> What you should do
Among the entries below, which lines include the string "Arena"? Show each one.
Task data START
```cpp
// ... 571 lines not shown
    const int rings = m->dw_group ? cf.n_decoder_layer : 1;
    for (int i = 0; i < (rings == 1 ? 1 : 3 * rings); ++i) sc.r_dyT.push_back(a.T(M * D, esz));
    for (int i = 0; i < (rings == 1 ? 1 : 2 * rings); ++i) sc.r_dqkv.push_back(a.T(M * 3 * D, esz));
    for (int i = 0; i < rings; ++i) { sc.r_dz.push_back(a.T(M * 4 * D, esz)); sc.r_dkv.push_back(a.T(Mk * 2 * D, esz)); }
    sc.dyT = sc.r_dyT[0]; sc.dz = sc.r_dz[0]; sc.dqkv = sc.r_dqkv[0]; sc.dkv = sc.r_dkv[0];
    sc.dctx = a.T(M * D, esz); sc.dh = a.T(M * D, esz); sc.dx = a.f32(M * D);
    sc.dmelT = a.T(M * cf.num_mels, esz); sc.doutT = a.T(M * D, esz); sc.da3 = a.T(M * D, esz);
    sc.dz1 = a.T(M * cf.prenet_hidden, esz); sc.dz2 = a.T(M * cf.prenet_hidden, esz);
    sc.dstop_m = a.f32(M);
    if (m->kv_cat) sc.dkvcat = a.T(Mk * cf.n_decoder_layer * 2 * D, esz);
    sc.lnws = a.f32((long)RO_LN_WS_ROWS * 2 * D);
    for (int i = 0; i < (m->dw_group ? 3 * cf.n_decoder_layer + 2 : RO_LN_BATCH); ++i) sc.r_lnws.push_back(a.f32((long)RO_LN_WS_ROWS * 2 * D));
    if (m->kv_cat) { sc.dctx_x = a.T(M * D, esz); sc.dsum_x = a.f32((long)B * H * T); }
}

struct PostScratch { std::vector<void*> du, dy; float* stat; int stat_stride; void* col = nullptr; };
void plan_postnet(const b2s_model* m, b2s_ctx& c, Arena& a, PostScratch& ps) {
    const b2s_config& cf = m->cfg;
    const long M = (long)c.B * c.T;
    const int n = cf.n_postnet_layer, esz = m->esz;
    c.u.assign(n, nullptr); c.y.assign(n, nullptr); c.bn_mean.assign(n, nullptr); c.bn_rstd.assign(n, nullptr);
    ps.du.assign(n + 1, nullptr);
    for (int i = 0; i < n; ++i) {
        int cin = i == 0 ? cf.num_mels : cf.postnet_hidden;
        int cout = i == n - 1 ? cf.num_mels : cf.postnet_hidden;
        c.u[i] = a.T(M * cin, esz);
        c.y[i] = a.f32(M * cout);
        c.bn_mean[i] = a.f32(cout); c.bn_rstd[i] = a.f32(cout);
        ps.du[i] = a.T(M * cin, esz);
    }
    int maxc = std::max(cf.num_mels, cf.postnet_hidden);
    ps.du[n] = a.T(M * maxc, esz);
    ps.dy.assign(n, nullptr);
    for (int i = 0; i < n; ++i) ps.dy[i] = a.T(M * (i == n - 1 ? cf.num_mels : cf.postnet_hidden), esz);
    ps.stat_stride = 2 * maxc;
    ps.stat = a.f32((long)n * ps.stat_stride);
    if (m->dtype == 1) ps.col = a.T(M * 5 * maxc, esz);
}

int check_bound(const b2s_model* m) {
    B2S_CHECK(m && m->bound, "model parameters are not bound (call b2s_model_bind first)");
    return 0;
}

}

extern "C" const char* b2s_last_error(void) { return g_b2s_err; }
extern "C" int b2s_version(void) { return 100; }

extern "C" int b2s_model_create(const b2s_config* cfg, b2s_model** out) {
    B2S_CHECK(cfg && out, "null argument");
    const b2s_config& c = *cfg;
// ... 1184 lines not shown
}

extern "C" int b2s_postnet_backward(b2s_model* m, b2s_ctx* c, const float* d_out, float* d_inputs_out, int flags, void* stream) {
    B2S_TRY(check_bound(m));
    B2S_CHECK(c && c->kind == 3 && d_out && d_inputs_out, "bad postnet context");
    B2S_CHECK(c->train, "postnet backward requires a train-mode forward (batch statistics)");
    const b2s_config& cf = m->cfg;
    hipStream_t st = S_(stream);
    const int B = c->B, T = c->T, n = cf.n_postnet_layer, dt = m->dtype;
    const long M = (long)B * T;
    const float pd = cf.decoder_dropout_rate;
    Arena a; a.base = c->ws; a.cap = c->ws_bytes;
    b2s_ctx tmp; tmp.B = B; tmp.T = T;
    PostScratch ps;
    plan_postnet(m, tmp, a, ps);
    std::vector<GemmArgs> dws;
    for (int i = n - 1; i >= 0; --i) {
        const int cin = i == 0 ? cf.num_mels : cf.postnet_hidden, cout = i == n - 1 ? cf.num_mels : cf.postnet_hidden;
        const std::string q = "postnet.batchnorm_layers." + std::to_string(i) + ".";
        DropCfg d = make_drop(pd, c->seed, drop_op(DS_POST_CONV, i));
        const void* dout = i == n - 1 ? (const void*)d_out : ps.du[i + 1];
        void* dy = ps.dy[i];
        B2S_TRY(ro_bn_bwd(dt, dout, i == n - 1 ? 1 : 0, c->y[i], c->bn_mean[i], c->bn_rstd[i], m->P(q + "weight"), m->P(q + "bias"),
                          i < n - 1 ? 1 : 0, m->G(q + "weight"), m->G(q + "bias"), dy, (int)M, cout, d, st));
        {
            GemmArgs g;
            g.A.p = dy; g.A.ld = cout; g.A.R = (int)M; g.A.C = cout;
            g.B.p = c->u[i]; g.B.ld = cin; g.B.R = (int)M; g.B.C = 5 * cin; g.B.g_cin = cin; g.B.g_T = T; g.B.g_len = c->tgt_len;
            g.M = cout; g.N = 5 * cin; g.K = (int)M;
            g.C = m->G("postnet.conv_layers." + std::to_string(i) + ".weight"); g.c_fp32 = 1; g.ldc = 5 * cin;
            g.epi.conv_dw_cin = cin; g.epi.accumulate = 1; g.splitk = pick_splitk(cout, 5 * cin, (int)M, dt);
            if (m->aux) dws.push_back(g);
            else { m->set_ws(g, st); B2S_TRY(b2s_gemm_launch(g, dt, true, true, st)); }
        }
        {
            GemmArgs g;
            g.A.p = dy; g.A.ld = cout; g.A.R = (int)M; g.A.C = 5 * cout; g.A.g_cin = cout; g.A.g_T = T; g.A.g_len = nullptr;
            g.B.p = m->conv_wb[i]; g.B.ld = 5 * cout; g.B.R = cin; g.B.C = 5 * cout;
            g.M = (int)M; g.N = cin; g.K = 5 * cout;
            g.epi.row_len = c->tgt_len; g.epi.rows_per_batch = T;
            if (i == 0) { g.C = d_inputs_out; g.c_fp32 = 1; } else { g.C = ps.du[i]; g.c_fp32 = 0; }
            g.ldc = cin;
            B2S_TRY(b2s_gemm_launch(g, dt, false, false, st));
        }
    }
    if (!dws.empty()) {
        hipEvent_t ready = m->next_event();
        B2S_HIP(hipEventRecord(ready, st));
        B2S_HIP(hipStreamWaitEvent(m->aux, ready, 0));
        for (GemmArgs& g : dws) {
            if (ps.col && g.B.g_cin % 8 == 0) {
                B2S_TRY(ro_im2col5(dt, g.B.p, g.B.g_len, g.B.g_T, g.B.g_cin, ps.col, (long)g.B.R, m->aux));
                g.B.p = ps.col; g.B.ld = 5 * g.B.g_cin; g.B.g_cin = 0; g.B.g_T = 0; g.B.g_len = nullptr;
            }
            m->set_ws(g, m->aux); B2S_TRY(b2s_gemm_launch(g, dt, true, true, m->aux));
        }
        hipEvent_t done = m->next_event();
        B2S_HIP(hipEventRecord(done, m->aux));
        m->aux_dirty = true;
        m->pending_ev = done;
    }
    if ((flags & B2S_POST_BWD_DEFER_JOIN) && m->aux) {
        B2S_TRY(flush_ln_jobs(m, st));
        m->pending_stages.push_back(0);
        return 0;
    }
    B2S_TRY(join_aux(m, st));
    B2S_TRY(hook_after_stream(m, st));
    fire_stages(m, m->pending_stages);
    m->stage_done(0);
    m->pending_ev = nullptr;
// ... 206 lines not shown
```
Task data END
> Output for this task
void plan_postnet(const b2s_model* m, b2s_ctx& c, Arena& a, PostScratch& ps) {
    Arena a; a.base = c->ws; a.cap = c->ws_bytes;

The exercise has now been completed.